== Your instructions ==
Go through the records below and report each line with "Shape" in it.

== Extracted records ==

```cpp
constexpr int64_t kStreamSlack = 512;
constexpr int kArcSpare = 8;
constexpr int kNarrowG = 3, kWideG = 6;
constexpr int kFmtCompact = 8;
constexpr int kCompactLabels = 2048;
constexpr int64_t kMaxOffset = 0x7ffff000;

NFST_HD constexpr int fmt_u(int F) { return F == kFmtCompact ? 4 : F; }
NFST_HD constexpr int fmt_words(int F) { return F == kFmtCompact ? 256 : 64 * (1 + F); }
NFST_HD constexpr int32_t meta_fmt(bool compact, int U, bool wide) { return (compact ? kFmtCompact : U) | ((wide ? 1 : 0) << 8); }
NFST_HD constexpr int meta_code(int32_t w) { return w & 0xff; }
NFST_HD constexpr int meta_wide(int32_t w) { return (w >> 8) & 1; }

// ... 9 lines not shown

NFST_HD constexpr uint32_t rec32(uint32_t state, uint32_t label) { return (state << 3) | (label << 16); }
NFST_HD constexpr uint32_t rec32_state(uint32_t r) { return (r & 0xffffu) >> 3; }
NFST_HD constexpr uint32_t rec32_label(uint32_t r) { return r >> 16; }
NFST_HD constexpr uint32_t rec24(uint32_t state, uint32_t label) { return state | (label << 13); }
NFST_HD constexpr uint32_t rec24_state(uint32_t r) { return r & 0x1fffu; }
NFST_HD constexpr uint32_t rec24_label(uint32_t r) { return (r >> 13) & 0x7ffu; }
NFST_HD constexpr uint32_t rec24_to_32(uint32_t r) { return rec32(rec24_state(r), rec24_label(r)); }
NFST_HD constexpr uint32_t ctl_off8(uint32_t c) { return c & 0xffffu; }
NFST_HD constexpr uint32_t rec32_off8(uint32_t r) { return r & 0xffffu; }
NFST_HD constexpr uint32_t rec32_label8(uint32_t r) { return (r >> 16) << 3; }
NFST_HD constexpr uint32_t rec24_off8(uint32_t r) { return (r << 3) & 0xfff8u; }
NFST_HD constexpr uint32_t rec24_label8(uint32_t r) { return (r >> 10) & 0x3ff8u; }
NFST_HD inline void pack24(const uint32_t (&r)[4], uint32_t &w1, uint32_t &w2, uint32_t &w3) {
  w1 = r[0] | (r[1] << 24);
  w2 = (r[1] >> 8) | (r[2] << 16);
  w3 = (r[2] >> 16) | (r[3] << 8);
}
NFST_HD inline void unpack24(uint32_t w1, uint32_t w2, uint32_t w3, uint32_t (&r)[4]) {
#if defined(__HIP_DEVICE_COMPILE__)
  r[0] = w1; r[1] = __builtin_amdgcn_alignbit(w2, w1, 24); r[2] = __builtin_amdgcn_alignbit(w3, w2, 16); r[3] = w3 >> 8;
#else
  r[0] = w1; r[1] = (w1 >> 24) | (w2 << 8); r[2] = (w2 >> 16) | (w3 << 16); r[3] = w3 >> 8;
#endif
}

NFST_HD inline int ceil_log2(int x) { return x <= 1 ? 0 : 32 - __builtin_clz(x - 1); }
NFST_HD inline int group_cap(int max_g, int U) { return (1 << max_g) * U; }
struct Shape {
  int row, b0, e0;
  int n_part;
  int first;
};
NFST_HD inline int tree_parts(int deg, int max_g, int cap) { return (max_g == kNarrowG && deg > 2 * cap) ? (deg + cap - 1) / cap : 0; }
NFST_HD inline int chain_pieces(int len, int cap) { return len <= cap ? 1 : 1 + (len - 2) / (cap - 1); }
NFST_HD inline int state_passes(const Shape &st, int cap) { return st.n_part ? 1 + chain_pieces(st.n_part, cap) : chain_pieces(st.e0 - st.b0, cap); }
NFST_HD inline int state_pieces(const Shape &st, int cap) { return st.n_part ? st.n_part + chain_pieces(st.n_part, cap) : chain_pieces(st.e0 - st.b0, cap); }
NFST_HD inline int pass_pieces(const Shape &st, int pass) { return st.n_part && pass == 0 ? st.n_part : 1; }

struct Piece {
  int row;
  int begin, end;
  int accum;
  int units;
  int g;
};
// ... 47 lines not shown
```

nfst_amd/csrc/tile_pipeline.h:

```cpp
#pragma once

constexpr int kDmaAheadDeep = 8, kRawSlotsDeep = 12, kDmaAheadShared = 4, kRawSlotsShared = kDmaAheadShared + 1;
constexpr int kRawWords = 64 * (1 + 4);
constexpr int kSlotWords = 64 * (1 + 3 * 4);
constexpr int kSlotWords2 = 1024;
constexpr int kSlotWordsP = 1280;
constexpr int kPreciseTiles = 192;
constexpr int kMaxRing = 12, kMinRing = 3;
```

== Answer space ==
struct Shape {
NFST_HD inline int state_passes(const Shape &st, int cap) { return st.n_part ? 1 + chain_pieces(st.n_part, cap) : chain_pieces(st.e0 - st.b0, cap); }
NFST_HD inline int state_pieces(const Shape &st, int cap) { return st.n_part ? st.n_part + chain_pieces(st.n_part, cap) : chain_pieces(st.e0 - st.b0, cap); }
NFST_HD inline int pass_pieces(const Shape &st, int pass) { return st.n_part && pass == 0 ? st.n_part : 1; }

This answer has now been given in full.